Of all the provisions of the federal health care reform law, the health insurance mandate is the most publicized and controversial. But one of health care reform’s lesser-known buzzwords, “accountable care organizations,” has the potential to dramatically change the health care landscape.
Accountable care organizations (ACOs) are networks of providers that include physicians, other clinicians and hospitals. Together, they commit to providing care and sharing accountability for the cost and quality of care for Medicare patients, according to the National Institute for Health Care Reform.
ACOs are featured in the health care reform law; in March 2011, the U.S. Department of Health and Human Services proposed the rules that will govern them. The expectation is that these networks will improve and streamline care for Medicare recipients — and save money.
How do ACOs work?
Doctors and health care facilities can form ACO networks voluntarily. Each ACO must care for at least 5,000 Medicare beneficiaries, and their success will be measured across these categories:
- Patient and caregiver experiences.
- Care coordination.
- Patient safety.
- Preventive health.
- Care for elderly and at-risk populations.
ACOs must meet those standards and saving money while doing it. If an ACO manages to save the Medicare program money while adhering to the required standards, it gets to keep some of that savings. ACOs that do not meet performance standards could lose their savings benefits as well as their place in the program.
How can ACOs save money?
To be rewarded, ACOs must figure out ways to cut costs while maintaining high standards for care. How is that possible?
According to the Department of Health and Human Services, ACOs can reduce costs by working together to make sure patients get the right care at the right time. For example, by making sure a patient meets regularly with a primary care doctor to detect health problems early, an ACO could save that patient (and Medicare) an expensive trip to the emergency room. Moreover, according to the National Institute for Health Care Reform, having a group of providers working together could result in more efficient care — and cut out unnecessary or duplicate treatments.
Uneasy about ACOs
The ACO initiative is scheduled to launch in January 2012, but the race to form ACOs has already begun, according to Kaiser Health News. But, along with the government’s optimism for the program, opponents have concerns about unrealistic expectations and the pressure the program places on doctors.
With so many baby boomers entering the Medicare system, many wonder whether this government-administered health care program will wreak even more havoc on the nation’s debt. The Department of Health and Human Services claims that rewarding a focus on patient needs will save as much as $960 million over three years for the Medicare program.

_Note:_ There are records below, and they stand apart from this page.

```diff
   unsigned i0 = 0;
-  float2 vnext[AT_STEPS];
+  fetch(0);
+  if (__ballot(!deliver) == 0ull)
+  {
+    for (; i0 + AT_STEPS <= A; i0 += AT_STEPS)
+    {
+      float2 vin[AT_STEPS];
 #pragma unroll
-  for (unsigned u = 0; u < AT_STEPS; u++)
-    vnext[u] = lp[(size_t)min(u, A - 1) * CP + c];
-  for (; i0 + AT_STEPS <= A; i0 += AT_STEPS)
+      for (unsigned u = 0; u < AT_STEPS; u++)
+        vin[u] = vnext[u];
+      fetch(i0 + AT_STEPS);
+#pragma unroll
+      for (unsigned u = 0; u < AT_STEPS; u++)
+        step(Every{}, vin[u], i0, u);
+    }
+  }
+  else
   {
-    float2 vin[AT_STEPS];
+    for (; i0 + AT_STEPS <= A; i0 += AT_STEPS)
+    {
+      float2 vin[AT_STEPS];
 #pragma unroll
-    for (unsigned u = 0; u < AT_STEPS; u++)
-      vin[u] = vnext[u];
+      for (unsigned u = 0; u < AT_STEPS; u++)
+        vin[u] = vnext[u];
+      fetch(i0 + AT_STEPS);
 #pragma unroll
-    for (unsigned u = 0; u < AT_STEPS; u++)
-      vnext[u] = lp[(size_t)min(i0 + AT_STEPS + u, A - 1) * CP + c];
-#pragma unroll
-    for (unsigned u = 0; u < AT_STEPS; u++)
-    {
-      const float2 f = frame(vin[u]);
-#ifdef FMD_TAIL_FEED
-      if (active)
-        FMD_TAIL_FEED[(size_t)(i0 + u) * CP + c] = (f.x + f.y) * 0.5f;
-#endif
-      if (all_take || deliver)
-        OUT::take(os, u, f);
-      if (deliver)
-        OUT::store(o, os, i0, u, f);
+      for (unsigned u = 0; u < AT_STEPS; u++)
+        step(Some{}, vin[u], i0, u);
     }
   }
   if (i0 < A)
@@ -79,27 +111,17 @@
 #pragma unroll
     for (unsigned u = 0; u < AT_STEPS; u++)
       if (u < cnt)
-      {
-        const float2 f = frame(vnext[u]);
-#ifdef FMD_TAIL_FEED
-        if (active)
-          FMD_TAIL_FEED[(size_t)(i0 + u) * CP + c] = (f.x + f.y) * 0.5f;
-#endif
-        if (all_take || deliver)
-          OUT::take(os, u, f);
-        if (deliver)
-          OUT::store(o, os, i0, u, f);
-      }
+        step(Some{}, vnext[u], i0, u);
     OUT::flush(o, os, i0, cnt, deliver);
   }
   if (active)
   {
-    st.F(F_DE_RE)[c] = de_re;
-    st.F(F_DE_IM)[c] = de_im;
-    st.F(F_N_W1A)[c] = w1a;
-    st.F(F_N_W2A)[c] = w2a;
-    st.F(F_N_W1B)[c] = w1b;
-    st.F(F_N_W2B)[c] = w2b;
+    st.F(F_DE_RE)[c] = de[0];
+    st.F(F_DE_IM)[c] = de[1];
+    st.F(F_N_W1A)[c] = w1[0];
+    st.F(F_N_W2A)[c] = w2[0];
+    st.F(F_N_W1B)[c] = w1[1];
+    st.F(F_N_W2B)[c] = w2[1];
     const float n = (float)(2u * A);
     const float rms = sqrtf(vsumsq / n);
     const float mean = vsum / n;
@@ -113,7 +135,7 @@
     h[HS_BB_MEAN * CPs] = __float_as_uint(st.F(F_BB_MEAN)[c]);
     h[HS_BB_LEVEL * CPs] = __float_as_uint(st.F(F_BB_LEVEL)[c]);
     h[HS_P_LEVEL * CPs] = __float_as_uint(st.F(F_P_LEVEL)[c]);
-    h[HS_STEREO * CPs] = (unsigned)stereo;
+    h[HS_STEREO * CPs] = stereo_word;
     h[HS_AUDIO_MEAN * CPs] = __float_as_uint(mean);
     h[HS_AUDIO_RMS * CPs] = __float_as_uint(rms);
     h[HS_AUDIO_LEVEL * CPs] = __float_as_uint(level);
diff --git a/pvr.rtl.radiofm_amd/csrc/fmd_k_rds.hip.h b/pvr.rtl.radiofm_amd/csrc/fmd_k_rds.hip.h
--- a/pvr.rtl.radiofm_amd/csrc/fmd_k_rds.hip.h
+++ b/pvr.rtl.radiofm_amd/csrc/fmd_k_rds.hip.h
@@ -812,38 +812,54 @@
   float phase = st.F(F_R_PHASE)[c], freq = st.F(F_R_FREQ)[c];
   float* __restrict__ o = rpll + (size_t)Hout * CP + c;
   constexpr unsigned PT = 16;
+  auto sample = [&](float2 in) {
+    float sn, cs;
+    fmd_sincos_tab(phase, sctab, sct, &sn, &cs);
+    const float tr = cs * in.x - sn * in.y;
+    const float ti = cs * in.y + sn * in.x;
+    const float err = -fmd_rds_arctan2_sel(ti, tr);
+    freq += (k.pll_beta * err);
+    freq = (freq > k.nco_hl) ? k.nco_hl : ((freq < k.nco_ll) ? k.nco_ll : freq);
+    phase += (freq + k.pll_alpha * err);
+    *o = ti;
+    o += CP;
+  };
   float2 nxt[PT];
-#pragma unroll
-  for (unsigned u = 0; u < PT; u++)
-    nxt[u] = lpf[(size_t)min(u, R - 1) * CP + c];
-  for (unsigned i0 = 0; i0 < R; i0 += PT)
+  auto fetch = [&](unsigned r0) {
+    if (r0 + PT <= R)
+    {
+      const float2* __restrict__ p = lpf + ((size_t)r0 * CP + c);
+#pragma unroll
+      for (unsigned u = 0; u < PT; u++)
+        nxt[u] = p[(size_t)u * CP];
+    }
+    else
+    {
+#pragma unroll
+      for (unsigned u = 0; u < PT; u++)
+        nxt[u] = lpf[(size_t)min(r0 + u, R - 1) * CP + c];
+    }
+  };
+  fetch(0);
+  unsigned i0 = 0;
+  for (; i0 + PT <= R; i0 += PT)
   {
     float2 cur[PT];
 #pragma unroll
     for (unsigned u = 0; u < PT; u++)
       cur[u] = nxt[u];
+    fetch(i0 + PT);
 #pragma unroll
     for (unsigned u = 0; u < PT; u++)
-      nxt[u] = lpf[(size_t)min(i0 + PT + u, R - 1) * CP + c];
-    const unsigned cnt = min(PT, R - i0);
+      sample(cur[u]);
+  }
+  if (i0 < R)
+  {
+    const unsigned cnt = R - i0;
 #pragma unroll
     for (unsigned u = 0; u < PT; u++)
-    {
       if (u < cnt)
-      {
-        const float2 in = cur[u];
-        float sn, cs;
-        fmd_sincos_tab(phase, sctab, sct, &sn, &cs);
-        const float tr = cs * in.x - sn * in.y;
-        const float ti = cs * in.y + sn * in.x;
-        const float err = -fmd_rds_arctan2(ti, tr);
-        freq += (k.pll_beta * err);
-        freq = (freq > k.nco_hl) ? k.nco_hl : ((freq < k.nco_ll) ? k.nco_ll : freq);
-        phase += (freq + k.pll_alpha * err);
-        *o = ti;
-        o += CP;
-      }
-    }
+        sample(nxt[u]);
   }
   st.F(F_R_PHASE)[c] = fmodf(phase, (float)FMD_K_2PI);
   st.F(F_R_FREQ)[c] = freq;
diff --git a/pvr.rtl.radiofm_amd/csrc/fmd_k_tail.hip.h b/pvr.rtl.radiofm_amd/csrc/fmd_k_tail.hip.h
--- a/pvr.rtl.radiofm_amd/csrc/fmd_k_tail.hip.h
+++ b/pvr.rtl.radiofm_amd/csrc/fmd_k_tail.hip.h
@@ -23,19 +23,26 @@
   using frame_t = unsigned;
   struct State
   {
-    unsigned w[4];
+    unsigned w0, w1, w2, w3;
     unsigned nclip = 0;
   };
   static __device__ __forceinline__ void take(State& s, unsigned u, float2 f)
   {
-    const unsigned l = (unsigned)fmd_f32_to_s16_count(f.x, &s.nclip) & 0xffffu;
-    const unsigned r = (unsigned)fmd_f32_to_s16_count(f.y, &s.nclip);
-    s.w[u & 3u] = l | (r << 16);
+    const unsigned l = (unsigned)fmd_f32_to_s16_count_sel(f.x, &s.nclip) & 0xffffu;
+    const unsigned r = (unsigned)fmd_f32_to_s16_count_sel(f.y, &s.nclip);
+    const unsigned v = l | (r << 16);
+    switch (u & 3u)
+    {
+      case 0: s.w0 = v; break;
+      case 1: s.w1 = v; break;
+      case 2: s.w2 = v; break;
+      default: s.w3 = v; break;
+    }
   }
   static __device__ __forceinline__ void store(unsigned* o, State& s, unsigned i0, unsigned u, float2)
   {
     if ((u & 3u) == 3u)
-      *reinterpret_cast<uint4*>(o + i0 + u - 3u) = make_uint4(s.w[0], s.w[1], s.w[2], s.w[3]);
+      *reinterpret_cast<uint4*>(o + i0 + u - 3u) = make_uint4(s.w0, s.w1, s.w2, s.w3);
   }
   static __device__ __forceinline__ void flush(unsigned* o, State& s, unsigned i0, unsigned cnt, bool active)
   {
@@ -43,9 +50,9 @@
       return;
     const unsigned at = i0 + (cnt & ~3u);
     if (cnt & 2u)
-      *reinterpret_cast<uint2*>(o + at) = make_uint2(s.w[0], s.w[1]);
+      *reinterpret_cast<uint2*>(o + at) = make_uint2(s.w0, s.w1);
     if (cnt & 1u)
-      o[at + (cnt & 2u)] = (cnt & 2u) ? s.w[2] : s.w[0];
+      o[at + (cnt & 2u)] = (cnt & 2u) ? s.w2 : s.w0;
   }
   static __device__ __forceinline__ void done(State& s, unsigned c, unsigned long long* __restrict__ clipped)
   {
diff --git a/pvr.rtl.radiofm_amd/csrc/fmd_math.h b/pvr.rtl.radiofm_amd/csrc/fmd_math.h
--- a/pvr.rtl.radiofm_amd/csrc/fmd_math.h
+++ b/pvr.rtl.radiofm_amd/csrc/fmd_math.h
@@ -102,6 +102,14 @@
   const float r = rintf(y);
   *clipped += (r > 32767.0f) | (r < -32768.0f);
   return (int)fminf(fmaxf(r, -32768.0f), 32767.0f);
+}
+FMD_HD int fmd_f32_to_s16_count_sel(float x, unsigned* clipped)
+{
+  const float y = x * 32768.0f;
+  const float r = rintf(y);
+  *clipped += (r > 32767.0f) | (r < -32768.0f);
+  const int v = (int)fminf(fmaxf(r, -32768.0f), 32767.0f);
+  return (y != y) ? 0 : v;
 }
 FMD_HD int fmd_f32_to_s16(float x)
 {
@@ -537,4 +545,22 @@
   return angle;
 }
 
-#endif
+FMD_HD float fmd_rds_arctan2_sel(float y, float x)
+{
+  const float z = y / x;
+  const bool first = fabsf(z) < 1.0f;
+  const double zd = (double)z;
+  const double den_first = 1.0 + 0.2854 * zd * zd;
+  const double den_second = (double)(z * z) + 0.2854;
+  const double q = zd / (first ? den_first : den_second);
+  const float angle = first ? (float)q : (float)(FMD_K_PI2 - q);
+  const bool yneg = y < 0.0f;
+  const bool minus = first ? (x < 0.0f && yneg) : yneg;
+  const bool plus = first && x < 0.0f && !yneg;
+  const double turn = minus ? -FMD_K_PI : (plus ? FMD_K_PI : -0.0);
+  const float res = (float)((double)angle + turn);
+  const float on_axis = (y > 0.0f) ? (float)FMD_K_PI2 : ((y == 0.0f) ? 0.0f : (float)-FMD_K_PI2);
+  return (x == 0.0f) ? on_axis : res;
+}
+
+#endif
diff --git a/pvr.rtl.radiofm_amd/csrc/fmd_rds_bits.inc b/pvr.rtl.radiofm_amd/csrc/fmd_rds_bits.inc
--- a/pvr.rtl.radiofm_amd/csrc/fmd_rds_bits.inc
+++ b/pvr.rtl.radiofm_amd/csrc/fmd_rds_bits.inc
@@ -26,9 +26,22 @@
   }
 
   float dnext[RB_TILE];
-#pragma unroll
-  for (unsigned u = 0; u < RB_TILE; u++)
-    dnext[u] = mf[(size_t)min(u, R - 1) * CP + c];
+  auto fetch = [&](unsigned r0) {
+    if (r0 + RB_TILE <= R)
+    {
+      const float* __restrict__ p = mf + ((size_t)r0 * CP + c);
+#pragma unroll
+      for (unsigned u = 0; u < RB_TILE; u++)
+        dnext[u] = p[(size_t)u * CP];
+    }
+    else
+    {
+#pragma unroll
+      for (unsigned u = 0; u < RB_TILE; u++)
+        dnext[u] = mf[(size_t)min(r0 + u, R - 1) * CP + c];
+    }
+  };
+  fetch(0);
   for (unsigned i0 = 0; i0 < R; i0 += RB_TILE)
   {
     const unsigned cnt = min((unsigned)RB_TILE, R - i0);
@@ -36,9 +49,7 @@
 #pragma unroll
     for (unsigned u = 0; u < RB_TILE; u++)
       din[u] = dnext[u];
-#pragma unroll
-    for (unsigned u = 0; u < RB_TILE; u++)
-      dnext[u] = mf[(size_t)min(i0 + RB_TILE + u, R - 1) * CP + c];
+    fetch(i0 + RB_TILE);
     uint64_t qbits = 0;
     int qcount = 0;
     if constexpr (OBS != 0)
```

But in a March 2011 article, Kaiser Health News points out that this optimistic estimate may not solve Medicare’s cost problems, as it is just a fraction of what is spent on Medicare. In fact, the article says, the ACO program provides “good political cover” for an experiment that likely will not pay off for years.
Health care providers also have concerns about the program. Unlike with health maintenance organizations (HMOs), ACO patients are free to see out-of-network doctors, according to Kaiser Health News. ACOs must maintain a minimum number of patients to ensure they can reap savings — but if patients are visiting doctors not involved in their program, their numbers could fluctuate. Moreover, no matter how much effort an ACO puts into a patient’s care plan, the patient simply could go elsewhere.
Another controversial component of these new networks is the question of who can become an ACO patient, according to Kaiser Health News. This is a great concern for providers because, despite their best efforts to control costs, they simply may end up with a lot of sick patients who need expensive care.